Using the listing below, please gather every line containing the word "cross".

**Dataset records**
+ + + + + + +
## Use fast reciprocal in face test and wave-mask control flow in MeshStep

The ray-triangle test now uses a fast reciprocal and falls back to a true division only when some lane in the wave has a huge determinant. The miss predicate is merged into fewer min/max compares. Face and node addressing use 32-bit byte offsets when the stack entry type is 16-bit. MeshStep's branch logic is restructured around explicit wave ballot masks so the hit-update and node-push blocks are skipped when no lane needs them. A host-side reference face test is also added for checking. The fast reciprocal may differ slightly in precision from IEEE division, and the mask rewrite adds complexity to traversal control flow.

```diff
diff --git a/include/pt_facetest.h b/include/pt_facetest.h
--- /dev/null
+++ b/include/pt_facetest.h
@@ -0,0 +1,21 @@
+#ifndef PT_FACETEST_H
+#define PT_FACETEST_H
+
+#include "pt_fp.h"
+
+PT_HD int pt_face_miss(float Det, float U, float W, float T, float Time)
+{
+    const float lo = pt_min(pt_min(U, W), T);
+    const float hi = pt_max(U, U + W);
+    return (pt_abs(Det) < PT_EPSILON) | (lo < 0.0f) | (hi > 1.0f) | (T > Time);
+}
+
+#define PT_FAST_RCP_MIN 0x1p-126f
+#define PT_FAST_RCP_MAX 0x1p126f
+
+PT_HD int pt_face_needs_division(float Det)
+{
+    return !(pt_abs(Det) < PT_FAST_RCP_MAX);
+}
+
+#endif
diff --git a/include/pt_scene.h b/include/pt_scene.h
--- a/include/pt_scene.h
+++ b/include/pt_scene.h
@@ -169,6 +169,9 @@
 double ptsStatsNoise(const pt_frame_statistics* stats, double q);
 uint32_t ptsRayKey(const float origin[3], const float velocity[3], const float lo[3], const float hi[3]);
 
+int ptsFaceTest(uint32_t n, const float* det, const float* num_u, const float* num_w, const float* num_t,
+                const float* time, uint32_t* miss, float* u, float* w, float* t, uint32_t* divides);
+
 #ifdef __cplusplus
 }
 #endif
diff --git a/path-tracer_amd/_native.py b/path-tracer_amd/_native.py
--- a/path-tracer_amd/_native.py
+++ b/path-tracer_amd/_native.py
@@ -405,6 +405,7 @@
     "ptsStatsAutoBrightness": (C.c_double, [C.POINTER(pt_frame_statistics), C.c_double, C.c_double, C.c_double]),
     "ptsStatsNoise": (C.c_double, [C.POINTER(pt_frame_statistics), C.c_double]),
     "ptsRayKey": (_u32, [_fptr, _fptr, _fptr, _fptr]),
+    "ptsFaceTest": (_i32, [_u32, _fptr, _fptr, _fptr, _fptr, _fptr, _u32ptr, _fptr, _fptr, _fptr, _u32ptr]),
 }
 
 HIP_API = {
diff --git a/path-tracer_amd/csrc/hip/pt_device.hpp b/path-tracer_amd/csrc/hip/pt_device.hpp
--- a/path-tracer_amd/csrc/hip/pt_device.hpp
+++ b/path-tracer_amd/csrc/hip/pt_device.hpp
@@ -3,6 +3,7 @@
 #include <hip/hip_runtime.h>
 #include "../../../include/pt_glsl.h"
 #include "../../../include/pt_packed.h"
+#include "../../../include/pt_facetest.h"
 
 #define PT_DEV __device__ __forceinline__
 
@@ -132,7 +133,7 @@
 PT_DEV bool FastRcpRange(float d)
 {
     float m = pt_abs(d);
-    return (m >= 0x1p-126f) & (m < 0x1p126f);
+    return (m >= PT_FAST_RCP_MIN) & (m < PT_FAST_RCP_MAX);
 }
 
 
diff --git a/path-tracer_amd/csrc/hip/traverse.hpp b/path-tracer_amd/csrc/hip/traverse.hpp
--- a/path-tracer_amd/csrc/hip/traverse.hpp
+++ b/path-tracer_amd/csrc/hip/traverse.hpp
@@ -137,11 +137,13 @@
     v2 = B >> 10;
 }
 
+template <bool OFF32 = false>
 PT_DEV bool FaceTest(const dscene& S, uint32_t F, const lane_state& L, bool valid, float& T, float& U, float& W,
                      uint32_t& VA, uint32_t& VB)
 {
     uint32_t Fl = valid ? F : 0u;
-    const float4* Fp = S.mesh_faces + 3 * (size_t)Fl;
+    const float4* Fp = OFF32 ? (const float4*)((const char*)S.mesh_faces + __umul24(Fl, 48u))
+                             : S.mesh_faces + 3 * (size_t)Fl;
     float4 a = Fp[0], b = Fp[1], c = Fp[2];
     pt3 P0 = xyz(a);
     pt3 Edge1 = xyz(b);
@@ -149,13 +151,19 @@
     PackVertexIndices(__float_as_uint(a.w), __float_as_uint(b.w), __float_as_uint(c.w), VA, VB);
     pt3 RCE2 = cross(L.V, Edge2);
     float Det = dot(Edge1, RCE2);
-    float InvDet = 1.0f / Det;
+    float InvDet = FastRcp(Det);
+    const bool divide = pt_face_needs_division(Det);
+    if (__builtin_amdgcn_ballot_w64(divide) != 0) {
+        float d = Det;
+        asm volatile("" : "+v"(d));
+        if (divide) InvDet = 1.0f / d;
+    }
     pt3 Sv = L.O - P0;
     U = InvDet * dot(Sv, RCE2);
     pt3 SCE1 = cross(Sv, Edge1);
     W = InvDet * dot(L.V, SCE1);
     T = InvDet * dot(Edge2, SCE1);
-    return (pt_abs(Det) < PT_EPSILON) | (U < 0) | (U > 1) | (W < 0) | (U + W > 1) | (T < 0) | (T > L.Time) | !valid;
+    return (pt_face_miss(Det, U, W, T, L.Time) != 0) | !valid;
 }
 
 PT_DEV void LaneMeshFace(const dscene& S, uint32_t F, lane_state& L, bool valid = true)
@@ -349,7 +357,7 @@
         asm("" : "=v"(fT), "=v"(fU), "=v"(fW), "=v"(TA), "=v"(TB), "=v"(fVA), "=v"(fVB));
         asm("" : "=v"(aw0), "=v"(aw1), "=v"(bw0), "=v"(bw1));
         if (face) {
-            fmiss = FaceTest(S, L.na, L, L.na < L.nb, fT, fU, fW, fVA, fVB);
+            fmiss = FaceTest<sizeof(SE) == 2>(S, L.na, L, L.na < L.nb, fT, fU, fW, fVA, fVB);
             ss.face_step(L.na + 1 >= L.nb);
         } else {
             ss.node(true);
@@ -444,6 +452,14 @@
 }
 
 
+PT_DEV unsigned long long PtMaskNeU(uint32_t a, uint32_t b) { return __builtin_amdgcn_uicmp(a, b, 33); }
+PT_DEV unsigned long long PtMaskEqU(uint32_t a, uint32_t b) { return __builtin_amdgcn_uicmp(a, b, 32); }
+PT_DEV unsigned long long PtMaskLtU(uint32_t a, uint32_t b) { return __builtin_amdgcn_uicmp(a, b, 36); }
+PT_DEV unsigned long long PtMaskGtF(float a, float b) { return __builtin_amdgcn_fcmpf(a, b, 2); }
+PT_DEV unsigned long long PtMaskLtF(float a, float b) { return __builtin_amdgcn_fcmpf(a, b, 4); }
+PT_DEV unsigned long long PtActive() { return __builtin_amdgcn_ballot_w64(true); }
+PT_DEV bool PtLanes(unsigned long long m) { return __builtin_amdgcn_inverse_ballot_w64(m); }
+
 PT_DEV void MeshBegin(const dscene& S, lane_state& L, pt3 O, pt3 V, float Duration)
 {
     L.Time = Duration;
@@ -463,7 +479,8 @@
 template <bool EXACT, bool SPILL, int CAP, class SE>
 PT_DEV bool MeshStep(const dscene& S, lane_state& L, tstack<SPILL, CAP, SE>& st)
 {
-    const bool face = L.nb > 0;
+    const unsigned long long mF = PtMaskNeU(L.nb, 0u);
+    const bool face = PtLanes(mF);
     bool fmiss = true;
     float fT, fU, fW, TA, TB;
     uint32_t aw0, aw1, bw0, bw1, fVA, fVB;
@@ -471,10 +488,19 @@
     asm("" : "=v"(fT), "=v"(fU), "=v"(fW), "=v"(TA), "=v"(TB), "=v"(fVA), "=v"(fVB));
     asm("" : "=v"(aw0), "=v"(aw1), "=v"(bw0), "=v"(bw1));
     if (face) {
-        fmiss = FaceTest(S, L.na, L, L.na < L.nb, fT, fU, fW, fVA, fVB);
+        fmiss = FaceTest<sizeof(SE) == 2>(S, L.na, L, L.na < L.nb, fT, fU, fW, fVA, fVB);
     } else {
         float4 a0, a1, b0, b1;
-        if (L.na < st.ncn) {
+        if (sizeof(SE) == 2) {
+            const uint32_t off = L.na * 32u;
+            if (L.na < st.ncn) {
+                const PT_LDS f32x4* Cp = (const PT_LDS f32x4*)((const PT_LDS char*)st.nc + off);
+                a0 = F4(Cp[0]); a1 = F4(Cp[1]); b0 = F4(Cp[2]); b1 = F4(Cp[3]);
+            } else {
+                const PT_GLOBAL f32x4* Np = (const PT_GLOBAL f32x4*)((const PT_GLOBAL char*)S.mesh_nodes + off);
+                a0 = F4(Np[0]); a1 = F4(Np[1]); b0 = F4(Np[2]); b1 = F4(Np[3]);
+            }
+        } else if (L.na < st.ncn) {
             const PT_LDS f32x4* Cp = (const PT_LDS f32x4*)st.nc + 2 * L.na;
             a0 = F4(Cp[0]); a1 = F4(Cp[1]); b0 = F4(Cp[2]); b1 = F4(Cp[3]);
         } else {
@@ -485,23 +511,32 @@
         aw0 = __float_as_uint(a0.w), aw1 = __float_as_uint(a1.w);
         bw0 = __float_as_uint(b0.w), bw1 = __float_as_uint(b1.w);
     }
-    L.Time = fmiss ? L.Time : fT;
-    L.Shape = fmiss ? L.Shape : 0xFFFFFFFEu;
-    L.Prim = fmiss ? L.Prim : L.na;
-    L.HA = fmiss ? L.HA : fVA;
-    L.HB = fmiss ? L.HB : fVB;
-    L.C = v3(fmiss ? L.C.x : 1 - fU - fW, fmiss ? L.C.y : fU, fmiss ? L.C.z : fW);
-    bool goB = TA > TB;
-    float Tfar = goB ? TA : TB;
-    bool push = !face & (Tfar < PT_INFINITY);
-    bool moved = (face & (L.na + 1 < L.nb)) | (!face & (goB | (TA < PT_INFINITY)));
-    if (push & (L.dB < 32)) {
-        st.put(L.dB++, BlasPush<SE>(S, goB ? aw0 : bw0, goB ? aw1 : bw1, pair + (goB ? 0u : 1u)));
-    }
-    uint32_t na = face ? L.na + 1 : (goB ? bw0 : aw0);
-    uint32_t nb = face ? L.nb : (goB ? bw1 : aw1);
-    const bool pop = !moved & (L.dB > 0);
-    const bool done = !moved & (L.dB == 0);
+    const bool anyF = mF != 0, anyI = (PtActive() & ~mF) != 0;
+    if (anyF) {
+        L.Time = fmiss ? L.Time : fT;
+        L.Shape = fmiss ? L.Shape : 0xFFFFFFFEu;
+        L.Prim = fmiss ? L.Prim : L.na;
+        L.HA = fmiss ? L.HA : fVA;
+        L.HB = fmiss ? L.HB : fVB;
+        L.C = v3(fmiss ? L.C.x : 1 - fU - fW, fmiss ? L.C.y : fU, fmiss ? L.C.z : fW);
+    }
+    uint32_t na = L.na + 1;
+    uint32_t nb = L.nb;
+    unsigned long long mMoved = mF & PtMaskLtU(na, nb);
+    if (anyI) {
+        const unsigned long long mB = PtMaskGtF(TA, TB);
+        const bool goB = PtLanes(mB);
+        const float Tfar = goB ? TA : TB;
+        mMoved |= ~mF & (mB | PtMaskLtF(TA, PT_INFINITY));
+        if (PtLanes(~mF & PtMaskLtF(Tfar, PT_INFINITY) & PtMaskLtU(L.dB, 32u))) {
+            st.put(L.dB++, BlasPush<SE>(S, goB ? aw0 : bw0, goB ? aw1 : bw1, pair + (goB ? 0u : 1u)));
+        }
+        na = face ? na : (goB ? bw0 : aw0);
+        nb = face ? nb : (goB ? bw1 : aw1);
+    }
+    const unsigned long long mEmpty = PtMaskEqU(L.dB, 0u);
+    const bool pop = PtLanes(~mMoved & ~mEmpty & PtActive());
+    const bool done = PtLanes(~mMoved & mEmpty);
     if (pop) BlasPop<SE>(S, st.get(--L.dB), na, nb);
     L.na = na;
     L.nb = nb;
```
+ + + + + + +
**Exercise response**
     pt3 RCE2 = cross(L.V, Edge2);
     pt3 SCE1 = cross(Sv, Edge1);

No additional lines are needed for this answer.